◆ Problem details
Your result will be the set of lines with "unsigned", copied from the material below.

◆ Data excerpts

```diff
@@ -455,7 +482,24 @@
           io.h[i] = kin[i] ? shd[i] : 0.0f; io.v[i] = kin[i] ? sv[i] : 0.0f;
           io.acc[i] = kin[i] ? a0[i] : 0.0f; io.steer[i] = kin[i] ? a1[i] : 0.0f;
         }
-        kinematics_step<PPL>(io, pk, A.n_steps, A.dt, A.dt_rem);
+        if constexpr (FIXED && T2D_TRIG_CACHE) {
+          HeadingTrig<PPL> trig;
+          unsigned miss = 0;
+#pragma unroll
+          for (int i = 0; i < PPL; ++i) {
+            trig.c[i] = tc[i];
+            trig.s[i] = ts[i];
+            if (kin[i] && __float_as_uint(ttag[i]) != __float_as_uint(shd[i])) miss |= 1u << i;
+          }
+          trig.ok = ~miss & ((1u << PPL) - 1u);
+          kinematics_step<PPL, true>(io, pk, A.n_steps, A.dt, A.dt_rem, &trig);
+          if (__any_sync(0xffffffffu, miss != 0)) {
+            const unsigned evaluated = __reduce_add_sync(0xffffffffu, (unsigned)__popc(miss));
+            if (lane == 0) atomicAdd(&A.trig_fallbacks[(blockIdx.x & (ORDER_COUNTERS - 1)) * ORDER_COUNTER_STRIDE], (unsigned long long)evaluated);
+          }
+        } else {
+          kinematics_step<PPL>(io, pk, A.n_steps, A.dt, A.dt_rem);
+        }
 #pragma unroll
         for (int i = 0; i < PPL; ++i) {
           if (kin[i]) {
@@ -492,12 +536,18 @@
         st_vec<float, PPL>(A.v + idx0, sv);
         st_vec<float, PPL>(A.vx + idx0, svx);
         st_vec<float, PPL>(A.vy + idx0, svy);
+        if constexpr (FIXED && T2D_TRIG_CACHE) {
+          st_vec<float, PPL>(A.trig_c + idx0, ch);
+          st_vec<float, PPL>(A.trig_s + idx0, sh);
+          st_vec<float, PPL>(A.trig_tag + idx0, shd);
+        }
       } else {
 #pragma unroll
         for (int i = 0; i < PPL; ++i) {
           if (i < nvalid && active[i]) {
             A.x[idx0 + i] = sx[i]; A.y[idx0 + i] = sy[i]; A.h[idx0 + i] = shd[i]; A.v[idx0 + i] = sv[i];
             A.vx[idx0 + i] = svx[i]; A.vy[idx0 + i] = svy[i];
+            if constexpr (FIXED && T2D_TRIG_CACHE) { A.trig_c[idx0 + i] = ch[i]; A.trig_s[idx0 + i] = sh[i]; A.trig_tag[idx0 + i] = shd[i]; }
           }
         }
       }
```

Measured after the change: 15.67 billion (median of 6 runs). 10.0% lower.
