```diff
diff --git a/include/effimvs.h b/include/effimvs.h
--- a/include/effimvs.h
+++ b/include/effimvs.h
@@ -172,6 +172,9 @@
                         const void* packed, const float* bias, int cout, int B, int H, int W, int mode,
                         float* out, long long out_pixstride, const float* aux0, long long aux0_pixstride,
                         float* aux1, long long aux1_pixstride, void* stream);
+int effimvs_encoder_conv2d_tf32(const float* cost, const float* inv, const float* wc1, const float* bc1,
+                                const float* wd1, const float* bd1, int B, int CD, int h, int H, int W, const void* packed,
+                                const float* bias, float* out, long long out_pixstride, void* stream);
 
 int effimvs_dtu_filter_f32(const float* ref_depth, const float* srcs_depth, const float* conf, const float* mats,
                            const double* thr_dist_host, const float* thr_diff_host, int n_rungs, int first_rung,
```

--

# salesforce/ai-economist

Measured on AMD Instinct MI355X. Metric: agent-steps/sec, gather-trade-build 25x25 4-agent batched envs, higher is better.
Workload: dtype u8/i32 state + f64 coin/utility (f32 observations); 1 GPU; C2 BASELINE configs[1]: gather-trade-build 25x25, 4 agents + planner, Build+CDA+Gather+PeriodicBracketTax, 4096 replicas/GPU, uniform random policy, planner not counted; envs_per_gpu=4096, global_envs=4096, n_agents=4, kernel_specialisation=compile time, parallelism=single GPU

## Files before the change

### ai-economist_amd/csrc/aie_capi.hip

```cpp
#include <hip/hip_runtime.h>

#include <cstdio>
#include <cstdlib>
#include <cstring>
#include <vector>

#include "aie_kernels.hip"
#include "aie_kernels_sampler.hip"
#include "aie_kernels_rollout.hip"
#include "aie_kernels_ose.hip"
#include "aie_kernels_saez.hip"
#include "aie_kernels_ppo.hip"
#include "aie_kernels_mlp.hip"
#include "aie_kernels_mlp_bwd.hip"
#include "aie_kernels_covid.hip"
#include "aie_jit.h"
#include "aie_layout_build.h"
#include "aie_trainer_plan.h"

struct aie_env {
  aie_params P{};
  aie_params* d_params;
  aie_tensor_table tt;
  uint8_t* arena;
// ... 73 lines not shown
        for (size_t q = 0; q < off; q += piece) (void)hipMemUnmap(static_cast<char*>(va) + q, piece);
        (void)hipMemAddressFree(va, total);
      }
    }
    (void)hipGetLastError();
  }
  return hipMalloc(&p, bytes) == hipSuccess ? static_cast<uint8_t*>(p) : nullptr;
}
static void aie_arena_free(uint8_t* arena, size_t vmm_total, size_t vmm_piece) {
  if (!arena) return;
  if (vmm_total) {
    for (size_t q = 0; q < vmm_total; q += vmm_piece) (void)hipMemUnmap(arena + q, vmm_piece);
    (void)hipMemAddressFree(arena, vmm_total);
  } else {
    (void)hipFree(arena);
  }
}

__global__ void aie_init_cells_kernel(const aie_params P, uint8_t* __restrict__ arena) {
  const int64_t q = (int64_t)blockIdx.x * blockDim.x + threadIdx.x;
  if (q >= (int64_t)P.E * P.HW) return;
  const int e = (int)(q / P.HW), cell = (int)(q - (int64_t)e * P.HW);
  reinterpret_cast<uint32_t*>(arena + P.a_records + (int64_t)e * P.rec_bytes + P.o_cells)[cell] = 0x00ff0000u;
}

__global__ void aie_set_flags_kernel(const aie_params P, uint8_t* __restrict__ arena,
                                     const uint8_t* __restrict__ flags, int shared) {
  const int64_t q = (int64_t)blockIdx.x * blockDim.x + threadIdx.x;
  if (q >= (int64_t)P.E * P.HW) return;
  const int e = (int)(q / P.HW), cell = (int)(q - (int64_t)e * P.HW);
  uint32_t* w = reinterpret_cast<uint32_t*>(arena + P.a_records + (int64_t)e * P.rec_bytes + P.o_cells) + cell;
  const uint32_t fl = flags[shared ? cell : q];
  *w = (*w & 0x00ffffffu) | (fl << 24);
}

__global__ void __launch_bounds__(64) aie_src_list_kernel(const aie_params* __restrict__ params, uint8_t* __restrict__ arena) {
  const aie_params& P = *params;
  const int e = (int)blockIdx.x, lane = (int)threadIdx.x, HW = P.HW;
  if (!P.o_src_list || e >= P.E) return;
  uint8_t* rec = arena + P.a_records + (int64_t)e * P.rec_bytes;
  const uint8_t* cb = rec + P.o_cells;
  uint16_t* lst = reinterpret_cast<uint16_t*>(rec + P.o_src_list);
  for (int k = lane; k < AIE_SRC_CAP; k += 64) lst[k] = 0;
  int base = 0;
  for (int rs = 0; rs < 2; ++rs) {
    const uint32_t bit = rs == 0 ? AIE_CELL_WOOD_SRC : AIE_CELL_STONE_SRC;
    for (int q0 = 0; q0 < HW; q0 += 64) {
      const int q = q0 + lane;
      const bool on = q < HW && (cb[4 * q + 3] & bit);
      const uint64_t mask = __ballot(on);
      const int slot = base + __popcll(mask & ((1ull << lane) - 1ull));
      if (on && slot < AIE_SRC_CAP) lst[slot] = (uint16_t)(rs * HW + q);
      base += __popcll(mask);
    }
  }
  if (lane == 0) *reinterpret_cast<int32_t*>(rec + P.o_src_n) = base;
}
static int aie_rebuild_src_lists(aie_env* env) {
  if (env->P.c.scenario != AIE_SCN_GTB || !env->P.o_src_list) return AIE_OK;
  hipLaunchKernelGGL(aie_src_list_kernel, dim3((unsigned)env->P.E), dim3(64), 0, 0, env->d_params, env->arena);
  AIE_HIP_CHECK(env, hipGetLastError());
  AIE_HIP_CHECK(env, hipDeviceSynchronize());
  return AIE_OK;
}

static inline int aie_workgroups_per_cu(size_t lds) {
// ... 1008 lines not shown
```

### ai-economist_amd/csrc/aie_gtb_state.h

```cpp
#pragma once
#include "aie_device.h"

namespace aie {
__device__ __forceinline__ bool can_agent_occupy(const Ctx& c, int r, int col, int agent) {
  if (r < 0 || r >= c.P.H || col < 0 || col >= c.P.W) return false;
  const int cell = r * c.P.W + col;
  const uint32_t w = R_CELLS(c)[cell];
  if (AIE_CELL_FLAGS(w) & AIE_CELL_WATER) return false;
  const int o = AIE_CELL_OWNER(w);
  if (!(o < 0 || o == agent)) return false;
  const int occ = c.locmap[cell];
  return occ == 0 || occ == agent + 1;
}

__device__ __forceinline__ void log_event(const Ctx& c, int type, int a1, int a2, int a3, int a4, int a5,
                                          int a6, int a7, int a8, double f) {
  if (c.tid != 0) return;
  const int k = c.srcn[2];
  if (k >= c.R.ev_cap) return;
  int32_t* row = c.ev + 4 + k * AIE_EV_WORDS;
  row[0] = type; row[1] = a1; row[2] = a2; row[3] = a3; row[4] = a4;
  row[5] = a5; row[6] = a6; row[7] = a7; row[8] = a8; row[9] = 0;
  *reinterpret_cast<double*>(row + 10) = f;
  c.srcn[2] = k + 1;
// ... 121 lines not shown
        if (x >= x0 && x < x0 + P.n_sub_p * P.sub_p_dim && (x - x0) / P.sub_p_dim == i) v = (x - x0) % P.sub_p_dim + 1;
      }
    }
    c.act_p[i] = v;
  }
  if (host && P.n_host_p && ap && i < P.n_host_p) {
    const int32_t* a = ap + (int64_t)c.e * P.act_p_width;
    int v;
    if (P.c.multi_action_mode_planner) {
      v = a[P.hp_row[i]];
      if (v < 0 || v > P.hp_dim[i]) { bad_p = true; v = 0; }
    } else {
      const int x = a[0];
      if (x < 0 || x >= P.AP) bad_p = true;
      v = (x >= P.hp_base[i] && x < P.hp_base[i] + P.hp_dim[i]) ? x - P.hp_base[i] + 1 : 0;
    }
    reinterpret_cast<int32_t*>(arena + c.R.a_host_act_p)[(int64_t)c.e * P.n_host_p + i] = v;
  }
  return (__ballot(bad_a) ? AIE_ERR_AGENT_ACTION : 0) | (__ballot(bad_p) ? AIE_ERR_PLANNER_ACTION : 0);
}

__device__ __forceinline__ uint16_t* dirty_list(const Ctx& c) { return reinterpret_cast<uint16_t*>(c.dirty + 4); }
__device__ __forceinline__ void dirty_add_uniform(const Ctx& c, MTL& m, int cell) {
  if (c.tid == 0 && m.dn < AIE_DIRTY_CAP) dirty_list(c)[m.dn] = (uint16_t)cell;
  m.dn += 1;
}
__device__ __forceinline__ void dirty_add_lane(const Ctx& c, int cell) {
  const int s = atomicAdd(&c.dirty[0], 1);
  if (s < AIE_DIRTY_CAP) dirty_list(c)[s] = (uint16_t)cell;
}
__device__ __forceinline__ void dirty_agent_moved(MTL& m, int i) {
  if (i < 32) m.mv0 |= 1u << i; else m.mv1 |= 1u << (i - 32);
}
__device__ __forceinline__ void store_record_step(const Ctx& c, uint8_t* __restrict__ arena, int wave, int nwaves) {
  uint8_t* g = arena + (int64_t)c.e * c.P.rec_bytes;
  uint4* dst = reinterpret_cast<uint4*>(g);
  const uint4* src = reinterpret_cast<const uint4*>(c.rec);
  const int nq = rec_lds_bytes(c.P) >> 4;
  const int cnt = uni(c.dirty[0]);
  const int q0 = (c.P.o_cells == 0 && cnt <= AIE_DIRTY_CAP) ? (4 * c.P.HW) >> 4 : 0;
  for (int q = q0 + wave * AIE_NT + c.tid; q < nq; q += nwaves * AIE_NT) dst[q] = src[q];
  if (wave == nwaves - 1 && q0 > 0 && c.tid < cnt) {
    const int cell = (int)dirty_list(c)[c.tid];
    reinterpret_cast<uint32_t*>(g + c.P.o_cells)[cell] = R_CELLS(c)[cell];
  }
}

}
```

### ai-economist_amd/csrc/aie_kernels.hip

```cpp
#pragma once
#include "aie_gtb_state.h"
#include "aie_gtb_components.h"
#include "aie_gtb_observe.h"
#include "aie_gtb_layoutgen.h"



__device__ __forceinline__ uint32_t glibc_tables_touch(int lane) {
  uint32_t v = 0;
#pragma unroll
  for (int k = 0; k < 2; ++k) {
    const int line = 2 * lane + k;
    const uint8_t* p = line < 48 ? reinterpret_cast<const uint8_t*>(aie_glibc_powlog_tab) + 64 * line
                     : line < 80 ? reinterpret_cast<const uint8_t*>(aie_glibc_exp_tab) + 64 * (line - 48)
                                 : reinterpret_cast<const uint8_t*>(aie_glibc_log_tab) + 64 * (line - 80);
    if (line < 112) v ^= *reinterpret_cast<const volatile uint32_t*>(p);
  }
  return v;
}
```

◆ Reply to the task
+          unsigned miss = 0;
+            const unsigned evaluated = __reduce_add_sync(0xffffffffu, (unsigned)__popc(miss));
+            if (lane == 0) atomicAdd(&A.trig_fallbacks[(blockIdx.x & (ORDER_COUNTERS - 1)) * ORDER_COUNTER_STRIDE], (unsigned long long)evaluated);
  hipLaunchKernelGGL(aie_src_list_kernel, dim3((unsigned)env->P.E), dim3(64), 0, 0, env->d_params, env->arena);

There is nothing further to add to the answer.